The susceptibility of ML to systematic biases in cases where these is model misspecification motivates us to ask: is it possible to develop alternative techniques that are less effected than is ML by, for example, extreme branch length asymmetries? Here we introduce PhyQuart, a new, quartet-based algorithm which considers two alternative directions of character evolution along the internal branch of a quartet tree to discern between potentially apomorphic and plesiomorphic split-supporting site-patterns, and ML to estimate the expected number of convergent split-supporting site-patterns. This combination of Hennigian logic and ML estimation represents a completely new strategy for the evaluation of sequence data. A quartet tree comprising one internal and four external branches is the smallest phylogenetically informative unrooted tree. It is sometimes helpful to focus on quartets because of their computational simplicity: there are only three alternative topologies to be investigated and far fewer potential site-patterns (the basic empirical data from which inferences are to be made) than in alignments containing many taxa. Despite this helpful computational simplicity, it is widely believed that quartet analyses exacerbates LBA (because it is the opposite of adding taxa so as to break up long branches) and thus represents the most difficult taxon sampling context in which to overcome LBA [80]. Through extensive quartet simulations, including cases with strong branch length differences, we demonstrate the efficiency of our new approach in detecting phylogenetically informative and conflicting signals and compare its performance to ML alone when there is a (unrealistically) small degree of model misspecification. The PhyQuart algorithm is implemented in a command line driven software script.
1 The method: Concept and algorithm
1.1 Concept
The PhyQuart algorithm takes as input an alignment and outputs normalised split-support for alternative quartet trees based on a site-pattern classification and using observed and expected (based on ML inference) frequencies of split-supporting site-patterns, considering the Hennigian distinction between phylogenetically informative (apomorphic) and uninformative (plesiomorphic) character.
Here we define some basic concepts and provide a brief overview of our approach. A more complete and formal description of the PhyQuart algorithm is given in the next section.

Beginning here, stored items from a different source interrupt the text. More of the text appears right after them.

template <bool kRuns>
__global__ __launch_bounds__(kScanThreads, 8) void filter_kernel(FilterParams P) {
  __shared__ __attribute__((aligned(16))) uint8_t s_reach[65536];
  __shared__ uint32_t s_queue[kScanWaves * kFQueue];
  __shared__ uint64_t s_nl[kScanWaves * kFNlTiles];
  const int tid = threadIdx.x;
  load_reach_lds(s_reach, P.reach, 16, tid, blockDim.x);
  __syncthreads();
  const uint32_t lane = tid & 63;
  const uint32_t wave = __builtin_amdgcn_readfirstlane(uint32_t(tid) >> 6);
  const uint32_t laneoff = (lane & 15) * 16;
  uint32_t* Q = s_queue + wave * kFQueue;
  uint64_t* NL = s_nl + wave * kFNlTiles;
  uint32_t nl_slots = 0;
  uint32_t qn = 0;
  const uint64_t n_tiles = (P.n_bytes + kFTile - 1) / kFTile;
  const uint64_t n_waves = uint64_t(gridDim.x) * kScanWaves;
  const uint64_t wid = uint64_t(blockIdx.x) * kScanWaves + wave;
  const uint2* __restrict__ RUNS = kRuns ? P.runs : nullptr;
  auto uni = [](uint32_t v) { return uint32_t(__builtin_amdgcn_readfirstlane(v)); };
  const uint64_t n_kept = RUNS ? uint64_t(uni(P.run_info[kSkKept])) : n_tiles;
  const bool tail_kept = RUNS ? uni(P.run_info[kSkTailKept]) != 0 : true;
  const uint64_t per = n_kept / n_waves, extra = n_kept % n_waves;
  const uint64_t k_begin = wid * per + (wid < extra ? wid : extra);
  const uint64_t k_end = k_begin + per + (wid < extra ? 1 : 0);
  uint32_t run = 0;
  uint64_t run_k1 = n_kept;
  uint64_t t_begin = k_begin;
  uint32_t runs_walked = 1;
  if (RUNS && k_begin < k_end) {
    uint32_t lo = 0, hi = uni(P.run_info[kSkRuns]);
    while (hi - lo > 1) {
      const uint32_t mid = (lo + hi) >> 1;
      if (uni(RUNS[mid].y) <= k_begin) lo = mid;
      else hi = mid;
    }
    run = lo;
    const uint2 r0 = RUNS[lo];
    t_begin = uint64_t(uni(r0.x)) + (k_begin - uni(r0.y));
    run_k1 = uni(RUNS[lo + 1].y);
  }
  uint4 bufA[kFBlocks], bufB[kFBlocks];
  uint32_t pre_x = 0, pre_y = 0;
  auto load_pre = [&](uint64_t tt) {
    const uint2 pv = *reinterpret_cast<const uint2*>(P.arena + tt * kFTile - 8);
    pre_x = __builtin_amdgcn_readfirstlane(pv.x);
    pre_y = __builtin_amdgcn_readfirstlane(pv.y);
  };
  if (k_begin < k_end && t_begin > 0) load_pre(t_begin);
  auto next_tile = [&](uint64_t k1, uint64_t tcur, bool* nr) -> uint64_t {
    if (k1 < run_k1) {
      *nr = false;
      return tcur + 1;
    }
    run++;
    runs_walked++;
    run_k1 = uni(RUNS[run + 1].y);
    *nr = true;
    return uni(RUNS[run].x);
  };
  auto load_tile = [&](uint4* dst, uint64_t tt) {
    const uint64_t b0 = tt * kFTile + uint64_t(lane) * kFLane;
    const uint8_t* lp = P.arena + (b0 < P.n_bytes ? b0 : 0);
#pragma unroll
    for (int j = 0; j < kFBlocks; j++) dst[j] = load16(lp + 16 * j);
  };
  auto flush = [&]() {
    uint32_t base = 0;
    if (lane == 0) base = atomicAdd(&P.counters[7], qn);
    base = __builtin_amdgcn_readfirstlane(base);
    for (uint32_t i = lane; i < qn; i += 64) {
      if (base + i < P.rec_cap) P.recs[base + i] = Q[i];
      else P.counters[8] = 1;
    }
    qn = 0;
  };
#if TSG_K1_GROUPQ
  uint32_t fl_acc = 0;
  uint32_t grp_n = 0;
  uint64_t grp_t0 = 0;
  auto compact = [&]() {
    const uint32_t cnt = __popc(fl_acc);
    uint32_t incl = cnt;
    incl += uint32_t(__builtin_amdgcn_update_dpp(0, int(incl), 0x111, 0xF, 0xF, true));
    incl += uint32_t(__builtin_amdgcn_update_dpp(0, int(incl), 0x112, 0xF, 0xF, true));
    incl += uint32_t(__builtin_amdgcn_update_dpp(0, int(incl), 0x114, 0xF, 0xF, true));
    incl += uint32_t(__builtin_amdgcn_update_dpp(0, int(incl), 0x118, 0xF, 0xF, true));
    incl += uint32_t(__builtin_amdgcn_update_dpp(0, int(incl), 0x142, 0xA, 0xF, false));
    incl += uint32_t(__builtin_amdgcn_update_dpp(0, int(incl), 0x143, 0xC, 0xF, false));
    const uint32_t total = __builtin_amdgcn_readlane(incl, 63);
    if (total) {
      if (qn + total > kFQueue) flush();
      const uint32_t rec0 = __builtin_amdgcn_readfirstlane(uint32_t(grp_t0 * (kFTile / 16))) + lane * kFBlocks;
      uint32_t m = fl_acc;
      if (total <= kFQueue) {
        uint32_t at = qn + incl - cnt;
        while (m) {
          const uint32_t b = uint32_t(__builtin_ctz(m));
          m &= m - 1;
          Q[at++] = rec0 + ((b >> 2) << 8) + (b & 3u);
        }
        qn += total;
      } else {
        uint32_t base = 0;
        if (lane == 0) base = atomicAdd(&P.counters[7], total);
        uint32_t at = __builtin_amdgcn_readfirstlane(base) + incl - cnt;
        while (m) {
          const uint32_t b = uint32_t(__builtin_ctz(m));
          m &= m - 1;
          if (at < P.rec_cap) P.recs[at] = rec0 + ((b >> 2) << 8) + (b & 3u);
          else P.counters[8] = 1;
          at++;
        }
      }
    }
    fl_acc = 0;
    grp_n = 0;
  };
#endif
  auto flush_nl = [&](uint64_t t_last) {
    wave_sync();
    uint32_t l = lane;
    asm volatile("" : "+v"(l));
    if (l < nl_slots) {
      const uint64_t tt = t_last - uint64_t(nl_slots - 1 - l);
      reinterpret_cast<uint64_t*>(P.nl)[tt] = NL[l];
    }
    nl_slots = 0;
  };
  auto tile = [&](uint4* cur, uint64_t tt, auto tail_tag) {
    constexpr bool kTail = decltype(tail_tag)::value;
    if (kTail) {
      const uint64_t b0 = tt * kFTile + uint64_t(lane) * kFLane;
#pragma unroll
      for (int j = 0; j < kFBlocks; j++) {
        const uint64_t p = b0 + 16 * j;
        uint32_t wd[4] = {cur[j].x, cur[j].y, cur[j].z, cur[j].w};
#pragma unroll
        for (int q = 0; q < 4; q++) {
          const uint64_t wp = p + 4 * q;
          if (wp >= P.n_bytes) wd[q] = 0;
          else if (wp + 4 > P.n_bytes) wd[q] &= (1u << (8 * (P.n_bytes - wp))) - 1u;
        }
        cur[j] = make_uint4(wd[0], wd[1], wd[2], wd[3]);
      }
    }
    const uint32_t p0 = uint32_t(__builtin_amdgcn_update_dpp(int(pre_x), int(cur[kFBlocks - 1].z), 0x138, 0xF, 0xF,
                                                             false));
    const uint32_t p1 = uint32_t(__builtin_amdgcn_update_dpp(int(pre_y), int(cur[kFBlocks - 1].w), 0x138, 0xF, 0xF,
                                                             false));
    pre_x = __builtin_amdgcn_readlane(cur[kFBlocks - 1].z, 63);
    pre_y = __builtin_amdgcn_readlane(cur[kFBlocks - 1].w, 63);
    uint32_t flagged = 0, nl = 0;
    if (P.diag_mode < 2) {
      uint32_t st[kFWords] = {~0u, ~0u, ~0u, ~0u};
      reach_apply(reach_read(s_reach, p0, 3, laneoff), st);
#pragma unroll
      for (uint32_t k = 0; k < 4; k++) reach_apply(reach_read(s_reach, p1, k, laneoff), st);
#pragma unroll
      for (int j = 0; j < kFBlocks; j++) {
        const uint32_t wd[4] = {cur[j].x, cur[j].y, cur[j].z, cur[j].w};
        uint32_t acc = ~0u;
#pragma unroll
        for (uint32_t g = 0; g < 16; g += kFReadAhead) {
          uint4 m[kFReadAhead];
#pragma unroll
          for (uint32_t q = 0; q < kFReadAhead; q++)
            m[q] = reach_read(s_reach, wd[(g + q) >> 2], (g + q) & 3, laneoff);
#pragma unroll
          for (uint32_t q = 0; q < kFReadAhead; q++) {
            const uint32_t k = g + q;
            reach_apply(m[q], st);
            if (k % 3 == 2 || k == 15) acc &= st[0] & st[1] & st[2] & st[3];
            if (k % 4 == 3) nl += __popc(~st[3] & kNlBits);
          }
        }
        flagged |= uint32_t((acc | ~kFireBits) != ~0u) << j;
      }
    } else {
#pragma unroll
      for (int j = 0; j < kFBlocks; j++)
        nl += nl_count4(cur[j].x) + nl_count4(cur[j].y) + nl_count4(cur[j].z) + nl_count4(cur[j].w);
    }
    {
    nl += uint32_t(__builtin_amdgcn_update_dpp(0, int(nl), 0x111, 0xF, 0xF, true));
    nl += uint32_t(__builtin_amdgcn_update_dpp(0, int(nl), 0x112, 0xF, 0xF, true));
    nl += uint32_t(__builtin_amdgcn_update_dpp(0, int(nl), 0x114, 0xF, 0xF, true));
    nl += uint32_t(__builtin_amdgcn_update_dpp(0, int(nl), 0x118, 0xF, 0xF, true));
    static_assert(kChunk / kFLane == 16, "one newline chunk per DPP row");
    static_assert(kFTile / 16 == 256, "a tile's records: 256 blocks");
    if ((lane & 15) == 15) reinterpret_cast<uint16_t*>(NL + nl_slots)[lane >> 4] = uint16_t(nl);
    if (++nl_slots == kFNlTiles) flush_nl(tt);
    }
#if TSG_K1_GROUPQ
    if (grp_n == 0) grp_t0 = tt;
    fl_acc |= flagged << (4 * grp_n);
    grp_n++;
#else
    const uint32_t rec0 = uint32_t(tt * (kFTile / 16)) + lane * kFBlocks;
#pragma unroll
    for (int j = 0; j < kFBlocks; j++) {
      const bool fj = (flagged >> j) & 1u;
      const uint64_t m = __ballot(fj);
      if (m) {
        if (qn + 64 > kFQueue) flush();
        const uint32_t below =
            __builtin_amdgcn_mbcnt_hi(uint32_t(m >> 32), __builtin_amdgcn_mbcnt_lo(uint32_t(m), 0u));
        if (fj) Q[qn + below] = rec0 + uint32_t(j);
        qn += uint32_t(__popcll(m));
      }
    }
#endif
  };
  auto flush_due = [&]() {
#if TSG_K1_GROUPQ
    if (grp_n == kFGroup) compact();
#endif
    if (qn >= kFFlushAt) flush();
  };
  using Full = std::false_type;
  if constexpr (!kRuns) {
    const uint64_t t_end = k_end;
    const uint64_t t_full = t_end < P.n_bytes / kFTile ? t_end : P.n_bytes / kFTile;
    uint64_t t = t_begin;
    if (t < t_full) load_tile(bufA, t);
    while (t < t_full) {
      flush_due();
      load_tile(bufB, t + 1 < t_full ? t + 1 : t);
      tile(bufA, t, Full());
      t++;
      if (t >= t_full) break;
      flush_due();
      load_tile(bufA, t + 1 < t_full ? t + 1 : t);
      tile(bufB, t, Full());
      t++;
    }
    if (t < t_end) {
      flush_due();
      load_tile(bufA, t);
      tile(bufA, t, std::true_type());
      t++;
    }
#if TSG_K1_GROUPQ
    if (grp_n) compact();
#endif
    if (qn) flush();
    if (nl_slots) flush_nl(t - 1);
    return;
  }
  const bool partial = (P.n_bytes % kFTile) != 0 && tail_kept;
  const uint64_t k_full = (partial && k_end == n_kept && k_end > k_begin) ? k_end - 1 : k_end;
  uint64_t k = k_begin, t = t_begin, t_prev = t_begin;
  bool nr_cur = false;
  auto run_boundary = [&]() {
#if TSG_K1_GROUPQ
    if (grp_n) compact();
#endif
    if (nl_slots) flush_nl(t_prev);
  };
  auto step = [&](uint4* cur, uint4* nxt) {
    if (nr_cur) run_boundary();
    flush_due();
    uint64_t tn = t;
    bool nr_n = false;
    if (k + 1 < k_end) tn = next_tile(k + 1, t, &nr_n);
    if (nr_cur) load_pre(t);
    load_tile(nxt, k + 1 < k_full ? tn : t);
    tile(cur, t, Full());
    t_prev = t;
    t = tn;
    nr_cur = nr_n;
    k++;
  };
  if (k < k_full) load_tile(bufA, t);
  while (k < k_full) {
    step(bufA, bufB);
    if (k >= k_full) break;
    step(bufB, bufA);
  }
  if (k < k_end) {
    if (nr_cur) run_boundary();
    flush_due();
    if (nr_cur) load_pre(t);
    load_tile(bufA, t);
    tile(bufA, t, std::true_type());
    t_prev = t;
    k++;
  }
#if TSG_K1_GROUPQ
  if (grp_n) compact();
#endif
  if (qn) flush();
  if (nl_slots) flush_nl(t_prev);
  if (RUNS && lane == 0 && k_begin < k_end) atomicMax(&P.run_info[kSkWaveRuns], runs_walked);
}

We decided to use the established terms plesiomorphy and apomorphy to distinguish between old (pelsiomorphic) and new (apomorphic) shared homologous character states. The alternative would have been to invent some new term for the same meaning, which clearly is not a better option. Both terms describe a simple fact that is observed everywhere where evolution takes place: an old state is modified and transformed to a new state. Or, something that did not exist appears de novo. This is not different from saying that there is a sequence (a complex character) in which a nucleotide at a specific site position of an alignment is substituted by a new nucleotide, which would be the apomorphic detail. The discovery that it makes a difference whether in molecular evolutionary processes the polarity in time is considered or not has recently been published by Kück & Wägele [49]. Phylogenetically informative split-supporting site-patterns are only those site-patterns which contain apomorphies. Further, we define an informative split-supporting sitre-pattern as “putative synapomorphy” when a shared apomorphic character similarity between two taxa on one side of a split is assumed to be present in the most recent common ancestor (internal node of a tree).
The goal of the PhyQuart algorithm is to identify among all split-supporting site-patterns those that support polarized splits with characters that are probably putative synapomorphiies.
A split is a bipartition of a set of species or sequences [62, 64, 81]. A sequence position supports some split if no pair of taxa separated by split share the same character state [82]. For the quartet of taxa A-D there are three phylogenetically informative quartet splits AB|CD, AC|BD and AD|BC, corresponding to the single internal branches of the three possible unrooted binary quartet trees. Let W-Z correspond to different character states (e.g., nucleotides or amino acid residues). Sites with the character distribution {WXYZ} support all three quartet trees and thus do not differentially support any of them, whereas a sequence position differentially supports one quartet split/tree if two taxa have the same character state and the other two taxa have some other character state(s). Thus, sites with the character state distribution {XXYY} (symmetric) or {XXYZ} and {YZXX} (two possible asymmetric) split-supporting site-patterns are counted as differential split-support for the quartet tree AB|CD (Fig 1a and 1b).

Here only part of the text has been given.